Question

The domain of the definition of the function $y\left( x \right)$ given by the equation ${a^x} + {a^y} = a$, where $a > 1$, is
(a) $0 < x \le 1$
(b) $0 \le x < 1$
(c) $- \infty < x < 1$
(d) $- \infty < x \le 0$

Answer 1

Here, we need to find the domain of the given function. We will rewrite the given equation using logarithms. Then, we will use the domain of a logarithmic function to find the interval where $x$ lies, and hence, find the correct option.

Complete step by step solution:
First, we will simplify the given equation.
Subtracting ${a^x}$ from both sides of the equation, we get
$\Rightarrow {a^x} + {a^y} - {a^x} = a - {a^x}$
Therefore, we get
$\Rightarrow {a^y} = a - {a^x}$
Rewriting the equation ${a^y} = a - {a^x}$ using logarithms, we get
${\log _a}\left( {a - {a^x}} \right) = y$
Now, we know that if ${\log _b}x = y$, then $x > 0$.
Therefore, since ${\log _a}\left( {a - {a^x}} \right) = y$, we get
$a - {a^x} > 0$
Adding ${a^x}$ on both sides of the inequation, we get
$\begin{array}{l} \Rightarrow a - {a^x} + {a^x} > 0 + {a^x}\\\ \Rightarrow a > {a^x}\end{array}$
Any number raised to the power 1 is equal to itself, that is ${x^1} = x$.
Substituting ${a^1}$ for $a$ in the equation $a > {a^x}$, we get
$\Rightarrow {a^1} > {a^x}$
The bases of the expressions on both sides are the same.
Therefore, from ${a^1} > {a^x}$, we get
$\begin{array}{l} \Rightarrow 1 > x\\\ \Rightarrow x < 1\end{array}$
$\therefore$ The value of $x$ is all real numbers less than 1.
Thus, the domain of the given function is
$\begin{array}{l} \Rightarrow x \in \left( { - \infty ,1} \right)\\\ \Rightarrow - \infty < x < 1\end{array}$
Therefore, the domain of the definition of the function $y\left( x \right)$ given by the equation ${a^x} + {a^y} = a$, where $a > 1$, is $- \infty < x < 1$.

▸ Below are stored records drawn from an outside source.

@@ -255,20 +260,22 @@
 
     for (int i = threadIdx.x; i < g.ncell; i += blockDim.x) {
         const int dx = g.spiral[2 * i], dy = g.spiral[2 * i + 1];
-        s_sp[i] = (short)((dx & 0xff) | (dy << 8));
+        s_sp[i] = (uint16_t)((dx + g.r) | ((dy + g.r) << 5));
         s_sp2[i] = (short)(dy * TW + dx);
+    }
+    for (int i = threadIdx.x; i < R; i += blockDim.x) {
+        const float4 tx = __ldg(reinterpret_cast<const float4 *>(g.tabx) + i);
+        s_wx[i] = tx.x; s_wx[R + i] = tx.y; s_wx[2 * R + i] = tx.z;
+        s_wy[i] = __ldg(reinterpret_cast<const float4 *>(g.taby) + 2 * i);
+        s_wy4[i] = __ldg(g.taby + 8 * i + 4);
     }
     for (int i = threadIdx.x; i < TW; i += blockDim.x) {
         const int gx = T.X0 + i;
-        const bool in = gx >= 0 && gx < g.W;
-        s_posx[i] = in ? g.posx0[gx] : 0.f;
-        s_colv[i] = (unsigned char)(in ? (g.xkey[gx] / g.CP - cx + 1) : 1);
+        s_posx[i] = (gx >= 0 && gx < g.W) ? g.posx0[gx] : 0.f;
     }
     for (int i = threadIdx.x; i < TH; i += blockDim.x) {
         const int gy = T.Y0 + i;
-        const bool in = gy >= 0 && gy < g.H;
-        s_posy[i] = in ? g.posy0[gy] : 0.f;
-        s_rowv[i] = (unsigned char)(in ? (g.ykey[gy] / (g.nx1 * g.CP) - cy + 1) : 1);
+        s_posy[i] = (gy >= 0 && gy < g.H) ? g.posy0[gy] : 0.f;
     }
     for (int i = threadIdx.x; i < TP; i += blockDim.x) {
         const int ty = i / TW, tx = i % TW;
@@ -296,6 +303,8 @@
             }
         }
     }
+    if (use_rings)
+        for (int i = threadIdx.x; i < BL_NB * TW; i += blockDim.x) s_occ_c[i] = 0;
     {
         int mn = 0x7fffffff, mx = -0x7fffffff, mi = -1;
         for (int p = p0 + threadIdx.x; p < p1; p += blockDim.x) {
@@ -310,91 +319,81 @@
     if (T.maxidx < 0) return;
     const int sbase = T.smin - 1;
     bool bucketed = staged && (T.smax - sbase) < BL_NB && (flags == nullptr || flags[0] == 0);
-    const bool use_rings = TW <= 32 && TH <= 32 && g.r <= 8;
+    auto pixel_ranges = [&](int i) -> uint32_t {
+        const uint32_t pb = s_pbin[i];
+        const int vis = pb & 0xff, base = pb >> 8;
+        unsigned char cum[BL_NB + 1];
+#pragma unroll
+        for (int q = 0; q <= BL_NB; q++) cum[q] = 0;
+        if (bucketed) {
+            int prev = 0;
+            for (int k = 0; k < vis; k++) {
+                int bk = bl_div(s_ti[base + k].x, dtw, dtw_inv) - sbase;
+                bk = min(max(bk, 0), BL_NB - 1);
+                if (bk < prev) T.unsorted = 1;
+                prev = bk;
+#pragma unroll
+                for (int q = 0; q <= BL_NB; q++) cum[q] += (bk < q) ? 1 : 0;
+            }
+        } else {
+#pragma unroll
+            for (int q = 1; q <= BL_NB; q++) cum[q] = (unsigned char)vis;
+        }
+        static_assert(BL_NB == 8, "one uint4 per pixel");
+        uint32_t w[4], occ = 0;
+#pragma unroll
+        for (int e = 0; e < BL_NB; e += 2) {
+            const uint32_t r0 = (uint32_t)cum[e > 0 ? e - 1 : 0] | ((uint32_t)cum[e + 1] << 8);
+            const uint32_t r1 = (uint32_t)cum[e] | ((uint32_t)cum[e + 2] << 8);
+            w[e >> 1] = r0 | (r1 << 16);
+            occ |= (cum[e + 1] > cum[e > 0 ? e - 1 : 0] ? 1u : 0u) << e;
+            occ |= (cum[e + 2] > cum[e] ? 1u : 0u) << (e + 1);
+        }
+        reinterpret_cast<uint4 *>(s_rng)[i] = make_uint4(w[0], w[1], w[2], w[3]);
+        return occ;
+    };
     for (int pass = 0; pass < 2; pass++) {
-        for (int i = threadIdx.x; i < TP; i += blockDim.x) {
-            const uint32_t pb = s_pbin[i];
-            const int vis = pb & 0xff, base = pb >> 8;
-            unsigned char cum[BL_NB + 1];
-#pragma unroll
-            for (int q = 0; q <= BL_NB; q++) cum[q] = 0;
-            if (bucketed) {
-                int prev = 0;
-                for (int k = 0; k < vis; k++) {
-                    int bk = bl_div(s_ti[base + k].x, dtw, dtw_inv) - sbase;
-                    bk = min(max(bk, 0), BL_NB - 1);
-                    if (bk < prev) T.unsorted = 1;
-                    prev = bk;
-#pragma unroll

The correct option is option (c).

Note:
We rewrote the equation ${a^y} = a - {a^x}$ as ${\log _a}\left( {a - {a^x}} \right) = y$ using logarithms. If an equation is of the form ${b^y} = x$, it can be written using logarithms as ${\log _b}x = y$, where $x > 0$, $b > 0$ and $b$ is not equal to 1.
We used the condition $x > 0$ to find the domain of the function.
We will check whether our answer meets the other conditions $b > 0$ and $b$ is not equal to 1.
Comparing ${\log _a}\left( {a - {a^x}} \right) = y$ and ${\log _b}x = y$, we can observe that
$b = a$
It is given that $a > 1$. Therefore, $a > 0$ and $a$ is not equal to 1.
Thus, we have verified the other conditions.